I am shooting the same set up as you, the only diff is bow mine is a Dren LD and I am shooting 29 Dl @ 56 lbs and they fly great. MO just shoot them. My tap pro software say they are over spined also .


----------



## lakertaker40 (Feb 8, 2005)

Some ware in the pinwheel software decribes what cams are hard and soft. you most likly have a hard cam single thats the setting I would use. Also use a conagraph for the speed.


----------



## ATB (Apr 14, 2006)

Thanks everyone I got a lot of money tied up in Victory arrows use em for a bit and see. Easton Fatboy 400s would be good should have bought the program eariler!


----------



## rrcolvin1 (Sep 21, 2008)

trust me when i say dont wory about shooting the victory arrows. the best setup if your wanting the spine to be right for our setup and use a big arrow is going to be the fatboy 400 or linejammers 250s. those two arrows will spine out right on the chart. i have shot linejammers, fatboys, gold tip xxx and gold tip 30x pros. out of all those arrows i like the victory 350 hv the best. love the weight of these arrows. can shoot a 100grain tip and total arrow weight is 305. on my apex i have a 29.5 draw set at 56 pounds and its shooting 285 with great grouping at long range.


----------



## Bigjim67 (Jan 23, 2006)

*X ringers*

I shot mine at 28.5 draw, arrows measured 27.25 insert to pin nock, 59lbs all year and had great results. Just shoot them at 5, 10, 15 feet through paper and see if the bullet hole stays the same, and see how they shoot after that.

Good luck


----------



## bowman_77 (May 4, 2009)

rrcolvin1 said:


> trust me when i say dont wory about shooting the victory arrows. the best setup if your wanting the spine to be right for our setup and use a big arrow is going to be the fatboy 400 or linejammers 250s. those two arrows will spine out right on the chart. i have shot linejammers, fatboys, gold tip xxx and gold tip 30x pros. out of all those arrows i like the victory 350 hv the best. love the weight of these arrows. can shoot a 100grain tip and total arrow weight is 305. on my apex i have a 29.5 draw set at 56 pounds and its shooting 285 with great grouping at long range.

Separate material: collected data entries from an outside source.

template <int UPT>
__global__ void __launch_bounds__(512) obs_conv_patch_kernel(const ObsConvFwdProb p, const ObsPatchGeom gq, const unsigned short* __restrict__ wimg,
                                                              const int sign_schedule, const int ablate) {
    using P = ObsConvFwdProb;
    static_assert(EpiV4<P>::value, "transposed-accumulator epilogue");
    extern __shared__ __attribute__((aligned(16))) unsigned short smem16[];
    const int W = gq.W;
    const int t = threadIdx.x;
    const int lane = t & 63, wave = __builtin_amdgcn_readfirstlane(t >> 6), group = wave >> 2, gw = wave & 3, tg = t & 255;
    const int li = lane & 31, hi = lane >> 5;
    unsigned short* W12 = smem16;
    unsigned short* WD1 = W12 + 2 * 32 * OCP_KP;
    float* biasL = reinterpret_cast<float*>(WD1 + 32 * OCP_DP);
    unsigned short* P0 = WD1 + 32 * OCP_DP + 64 + group * gq.patch_elems;
    unsigned short* P1 = P0 + OCP_R * W * 4;
    unsigned short* P2 = P1 + OCP_R * W;

    for (int i = t; i < 2 * 32 * OCP_KP / 8; i += 512) reinterpret_cast<u32x4*>(W12)[i] = reinterpret_cast<const u32x4*>(wimg)[i];
    for (int i = t; i < 32 * OCP_DP / 8; i += 512) reinterpret_cast<u32x4*>(WD1)[i] = reinterpret_cast<const u32x4*>(wimg + 3 * 32 * OCP_KP)[i];
    if (t < 32) biasL[t] = (p.bias && t < p.N) ? p.bias[t] : 0.f;
    bf16x8 w3f[8][2], wd2f[4];
    {
        const unsigned short* w3 = wimg + 2 * 32 * OCP_KP + li * OCP_KP + hi * 8;
        const unsigned short* wd = wimg + 3 * 32 * OCP_KP + li * OCP_DP + hi * 8;
#pragma unroll
        for (int kh = 0; kh < 8; ++kh)
#pragma unroll
            for (int s = 0; s < 2; ++s) w3f[kh][s] = *reinterpret_cast<const bf16x8*>(w3 + kh * 32 + s * 16);
#pragma unroll
        for (int j = 0; j < 4; ++j) wd2f[j] = *reinterpret_cast<const bf16x8*>(wd + 32 * OCP_DP + j * 16);
    }

    auto tile_of = [&](int vb) {
        const int q = gq.ntiles >> 3, r = gq.ntiles & 7, xcd = vb & 7, idx = vb >> 3;
        return (xcd < r ? xcd * (q + 1) : r * (q + 1) + (xcd - r) * q) + idx;
    };

    struct Rgb12 { uint32_t d0, d1, d2; };
    Rgb12 rg[UPT];
    f32x4 dp[UPT];
    const int qpr = W >> 2;
    auto tile_base = [&](int tile, int& y0) {
        const int img = tile / gq.tiles_per_img;
        y0 = 4 * (tile - img * gq.tiles_per_img) * OCP_TH;
        return (size_t)p.obs.srow(img) * gq.H;
    };
    auto unit_pix = [&](size_t frame, int y0, int j, bool& ok) {
        const int u = tg + 256 * j;
        const int r = u / qpr, x4 = u - r * qpr;
        const int y = y0 + r;
        ok = (u < gq.units) & (y < gq.H);
        return (frame + (ok ? y : 0)) * W + 4 * (ok ? x4 : 0);
    };
    auto fetch_depth = [&](int tile) {
        if (ablate & 1) return;
        int y0;
        const size_t frame = tile_base(tile, y0);
#pragma unroll
        for (int j = 0; j < UPT; ++j) {
            bool ok;
            const size_t pix = unit_pix(frame, y0, j, ok);
            dp[j] = ld4(p.obs.depth + pix);
            if (!ok) dp[j] = zero4();
        }
    };
    auto fetch_rgb = [&](int tile) {
        if (ablate & 1) return;
        int y0;
        const size_t frame = tile_base(tile, y0);
#pragma unroll
        for (int j = 0; j < UPT; ++j) {
            bool ok;
            const size_t pix = unit_pix(frame, y0, j, ok);
            rg[j] = *reinterpret_cast<const Rgb12*>(p.obs.rgb + pix * 3);
            if (!ok) { rg[j].d0 = 0; rg[j].d1 = 0; rg[j].d2 = 0; }
        }
    };
    auto stage = [&]() {
        if (ablate & 8) return;
#pragma unroll
        for (int j = 0; j < UPT; ++j) {
            const int u = tg + 256 * j;
            if (u >= gq.units) continue;
            const unsigned d[3] = {rg[j].d0, rg[j].d1, rg[j].d2};
            unsigned f[12];
#pragma unroll
            for (int e = 0; e < 12; ++e) f[e] = __float_as_uint((float)((d[e >> 2] >> (8 * (e & 3))) & 0xffu));
            unsigned a1, a2, a3, b1, b2, b3;
            bf3_split2(dp[j][0], dp[j][1], a1, a2, a3);
            bf3_split2(dp[j][2], dp[j][3], b1, b2, b3);
            u32x4 lo, hi4;
            lo[0] = bf3_pack(f[0], f[1]);  lo[1] = bf3_pack(f[2], a1 << 16);
            lo[2] = bf3_pack(f[3], f[4]);  lo[3] = bf3_pack(f[5], a1 & 0xffff0000u);
            hi4[0] = bf3_pack(f[6], f[7]); hi4[1] = bf3_pack(f[8], b1 << 16);
            hi4[2] = bf3_pack(f[9], f[10]); hi4[3] = bf3_pack(f[11], b1 & 0xffff0000u);
            unsigned short* dst = P0 + (size_t)u * 16;
            *reinterpret_cast<u32x4*>(dst) = lo;
            *reinterpret_cast<u32x4*>(dst + 8) = hi4;
            u32x2 r1, r2;
            r1[0] = a2; r1[1] = b2; r2[0] = a3; r2[1] = b3;
            *reinterpret_cast<u32x2*>(P1 + (size_t)u * 4) = r1;
            *reinterpret_cast<u32x2*>(P2 + (size_t)u * 4) = r2;
        }
    };

    const int a_px0 = (4 * gw) * W + 4 * li;
    f32x16 acc[2];
    bf16x8 fr[2][5];
    auto load_step = [&](auto stc) {
        constexpr int st = decltype(stc)::value, set = st & 1;
        if constexpr (st < 4) {
#pragma unroll
            for (int i = 0; i < 2; ++i) {
                const int px = a_px0 + (2 * st + hi) * W + 128 * i;
                u32x4 v1, v2;
                const u32x2 l1 = *reinterpret_cast<const u32x2*>(P1 + px), h1 = *reinterpret_cast<const u32x2*>(P1 + px + 4);
                const u32x2 l2 = *reinterpret_cast<const u32x2*>(P2 + px), h2 = *reinterpret_cast<const u32x2*>(P2 + px + 4);
                v1[0] = l1[0]; v1[1] = l1[1]; v1[2] = h1[0]; v1[3] = h1[1];
                v2[0] = l2[0]; v2[1] = l2[1]; v2[2] = h2[0]; v2[3] = h2[1];
                fr[set][i] = __builtin_bit_cast(bf16x8, v1);
                fr[set][2 + i] = __builtin_bit_cast(bf16x8, v2);
            }
            fr[set][4] = *reinterpret_cast<const bf16x8*>(WD1 + li * OCP_DP + (2 * st + hi) * 8);
        } else {
            constexpr int kh = (st - 4) >> 1, s_ = (st - 4) & 1;
#pragma unroll
            for (int i = 0; i < 2; ++i)
                fr[set][i] = *reinterpret_cast<const bf16x8*>(P0 + (size_t)(a_px0 + kh * W + 128 * i) * 4 + (2 * s_ + hi) * 8);
#pragma unroll
            for (int pl = 0; pl < 2; ++pl)
                fr[set][2 + pl] = *reinterpret_cast<const bf16x8*>(W12 + (pl * 32 + li) * OCP_KP + kh * 32 + s_ * 16 + hi * 8);
        }
    };
    auto flip = [&](bf16x8 f, const unsigned sgn) {
        u32x4 v = __builtin_bit_cast(u32x4, f);
        v[0] ^= sgn; v[1] ^= sgn; v[2] ^= sgn; v[3] ^= sgn;
        return __builtin_bit_cast(bf16x8, v);
    };
    auto mma_step = [&](auto stc, const unsigned sgn) {
        constexpr int st = decltype(stc)::value, set = st & 1;
        if constexpr (st < 4) {
            const bf16x8 a1[2] = {flip(fr[set][0], sgn), flip(fr[set][1], sgn)}, a2[2] = {flip(fr[set][2], sgn), flip(fr[set][3], sgn)};
            const bf16x8 wd1 = fr[set][4];
#pragma unroll
            for (int i = 0; i < 2; ++i) acc[i] = __builtin_amdgcn_mfma_f32_32x32x16_bf16(wd1, a2[i], acc[i], 0, 0, 0);
#pragma unroll
            for (int i = 0; i < 2; ++i) acc[i] = __builtin_amdgcn_mfma_f32_32x32x16_bf16(wd2f[st], a1[i], acc[i], 0, 0, 0);
#pragma unroll
            for (int i = 0; i < 2; ++i) acc[i] = __builtin_amdgcn_mfma_f32_32x32x16_bf16(wd1, a1[i], acc[i], 0, 0, 0);
        } else {
            constexpr int kh = (st - 4) >> 1, s_ = (st - 4) & 1;
            const bf16x8 a[2] = {flip(fr[set][0], sgn), flip(fr[set][1], sgn)};
#pragma unroll
            for (int i = 0; i < 2; ++i) acc[i] = __builtin_amdgcn_mfma_f32_32x32x16_bf16(w3f[kh][s_], a[i], acc[i], 0, 0, 0);
#pragma unroll
            for (int i = 0; i < 2; ++i) acc[i] = __builtin_amdgcn_mfma_f32_32x32x16_bf16(fr[set][3], a[i], acc[i], 0, 0, 0);
#pragma unroll
            for (int i = 0; i < 2; ++i) acc[i] = __builtin_amdgcn_mfma_f32_32x32x16_bf16(fr[set][2], a[i], acc[i], 0, 0, 0);
        }
    };
    auto matrix_phase = [&](const unsigned sgn) {
#pragma unroll
        for (int i = 0; i < 2; ++i)
#pragma unroll
            for (int v = 0; v < 16; ++v) acc[i][v] = 0.0f;
        if (ablate & 2) return;
        load_step(std::integral_constant<int, 0>());
        auto body = [&](auto stc) {
            constexpr int st = decltype(stc)::value;
            if constexpr (st + 1 < 20) load_step(std::integral_constant<int, st + 1>());
            mma_step(stc, sgn);
        };
        ocp_static_for<20>(body);
    };
    auto store_tile = [&](int tile, bool neg) {
        if ((ablate & 4) && acc[0][0] != 12345.f) return;
        const int img = tile / gq.tiles_per_img, ho = (tile - img * gq.tiles_per_img) * OCP_TH + gw;
        if (ho >= gq.Ho) return;
#pragma unroll
        for (int i = 0; i < 2; ++i) {
            const int wo = 32 * i + li;
            if (wo >= gq.Wo) continue;
            const size_t base = ((size_t)(img * gq.Ho + ho) * gq.Wo + wo) * p.N;
#pragma unroll
            for (int g = 0; g < 4; ++g) {
                const int n = 8 * g + 4 * hi;
                if (n + 3 >= p.N) continue;
                f32x4 v;
                v[0] = acc[i][4 * g]; v[1] = acc[i][4 * g + 1]; v[2] = acc[i][4 * g + 2]; v[3] = acc[i][4 * g + 3];
                if (neg) { v[0] = -v[0]; v[1] = -v[1]; v[2] = -v[2]; v[3] = -v[3]; }
                v += *reinterpret_cast<const f32x4*>(biasL + n);
                if (p.relu) { v[0] = fmaxf(v[0], 0.f); v[1] = fmaxf(v[1], 0.f); v[2] = fmaxf(v[2], 0.f); v[3] = fmaxf(v[3], 0.f); }
                if (p.y) *reinterpret_cast<f32x4*>(p.y + base + n) = v;
            }
        }
    };

    const int vstep = 2 * gridDim.x;
    const int vb0 = blockIdx.x + group * gridDim.x;
    const int n_mine = vb0 < gq.ntiles ? (gq.ntiles - vb0 + vstep - 1) / vstep : 0;
    const int n_first = (int)blockIdx.x < gq.ntiles ? (gq.ntiles - (int)blockIdx.x + vstep - 1) / vstep : 0;
    if (n_first == 0) return;
    if (n_mine > 0) { fetch_depth(tile_of(vb0)); if (group == 0) fetch_rgb(tile_of(vb0)); }
    if (group == 0) stage();
    __syncthreads();
    for (int pI = 0; pI <= 2 * n_first; ++pI) {
        if ((pI & 1) == group) {
            const int k = pI >> 1;
            if (k < n_mine) {
                if (k + 1 < n_mine) fetch_depth(tile_of(vb0 + (k + 1) * vstep));
                const int tile = tile_of(vb0 + k * vstep);
                matrix_phase((sign_schedule && (tile & 1)) ? 0x80008000u : 0u);
            }
        } else {
            const int kd = (pI - 1 - group) / 2;
            const int ks = (pI + 1 - group) / 2;
            if (ks < n_mine) {
                fetch_rgb(tile_of(vb0 + ks * vstep));
                stage();
            }
            if (pI >= 1 + group && kd < n_mine) {
                const int tile_d = tile_of(vb0 + kd * vstep);
                store_tile(tile_d, sign_schedule && (tile_d & 1));
            }
        }
        __syncthreads();
    }
}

The fatboy 400 will spine out just right for this set up. Thats what I was shooting till 2 of the blew up on me. I just dont trust them any more. The X-Ringers fly and group just as good if not better then the fatboys did.


----------



## [email protected] (Feb 23, 2004)

ATB,

There's a lot of "fat" shafts that will work with your setup...anything near 0.400 will do.

Check the "Diameter Range" filter set to 0.350 to 0.450, "Both" to search target and hunting models, and uncheck the "Selected Brand Only" so all shaft manufacturers are hit.

The OD filter set as above will only show arrow diameters that work and that match the OD size you specify.


----------



## Junebughasty (Dec 22, 2008)

*pinwheel*

the best money i ever spent!! hands down it is dead on the money for accuracy and their tapes are too just make sure you know everything it ask for when setting it up!! i did one for my buddy and it was dead on and he was asking me how to get the site downloaded as soon as he shot them on his new tape!!!


----------